Goal of the exercise. Count the lines in the data below that include the word "else", then state the total and nothing besides.

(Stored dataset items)
*-*-*

extern "C" __global__ __launch_bounds__(256) void mxp_hits_ragged_kernel(const uint32_t* __restrict__ match, uint32_t n,
                                                                         uint32_t n_rules,
                                                                         unsigned long long* __restrict__ hits,
                                                                         const uint32_t* __restrict__ gate,
                                                                         unsigned long long* stats, uint32_t* gate_next,
                                                                         uint32_t force) {
    next_gate(stats, gate_next, n, force);
    if (gate && *gate) return;
    hits_body<false>(match + (uint64_t)blockIdx.x * n, n, n_rules, hits);
}

extern "C" hipError_t mxp_launch_eval(const mxp_kargs* args, uint32_t grid_x, uint32_t grid_y, int vm, hipStream_t s) {
    if (vm == 2 && args->refs)
        hipLaunchKernelGGL(mxp_eval_deep_refs_kernel, dim3(grid_x, grid_y), dim3(256), 0, s, *args);
    else if (vm == 2 && args->nfa)
        hipLaunchKernelGGL(mxp_eval_deep_nfa_kernel, dim3(grid_x, grid_y), dim3(256), 0, s, *args);
    else if (vm == 2)
        hipLaunchKernelGGL(mxp_eval_deep_kernel, dim3(grid_x, grid_y), dim3(256), 0, s, *args);
    else if (vm && args->refs)
        hipLaunchKernelGGL(mxp_eval_refs_kernel, dim3(grid_x, grid_y), dim3(256), 0, s, *args);
    else if (vm && args->nfa)
        hipLaunchKernelGGL(mxp_eval_nfa_kernel, dim3(grid_x, grid_y), dim3(256), 0, s, *args);
    else if (vm)
        hipLaunchKernelGGL(mxp_eval_kernel, dim3(grid_x, grid_y), dim3(256), 0, s, *args);
    else if (args->flags & 65536u)
        hipLaunchKernelGGL(mxp_guard_kernel, dim3(grid_x, grid_y), dim3(256), 0, s, *args);
    else
        hipLaunchKernelGGL(mxp_guard2_kernel, dim3((grid_x + 1) / 2, grid_y), dim3(256), 0, s, *args);
    return hipGetLastError();
}

extern "C" hipError_t mxp_launch_dtp_hits(const uint32_t* part, uint32_t tiles, uint32_t n_rules,
                                          unsigned long long* hits, hipStream_t s) {
    const uint32_t R2 = (n_rules + 1u) / 2u;
    hipLaunchKernelGGL(mxp_dtp_hits_kernel, dim3((R2 + 255u) / 256u, (tiles + 63u) / 64u), dim3(256), 0, s, part, tiles,
                       n_rules, hits);
    return hipGetLastError();
}

extern "C" hipError_t mxp_launch_fill(const mxp_kargs* args, uint32_t n_fills, hipStream_t s) {
    if (args->dtp_slots) {
        hipLaunchKernelGGL(mxp_fill_dtp_kernel, dim3((args->q1 - args->q0 + 1023u) / 1024u, n_fills), dim3(256), 0, s, *args);
        return hipGetLastError();
    }
    const uint32_t per_block = 1024u * (args->fill_span ? args->fill_span : 1u);
    hipLaunchKernelGGL(mxp_fill_kernel, dim3((args->q1 - args->q0 + per_block - 1) / per_block, n_fills), dim3(256), 0, s, *args);
    return hipGetLastError();
}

*-*-*

Exercise output. 7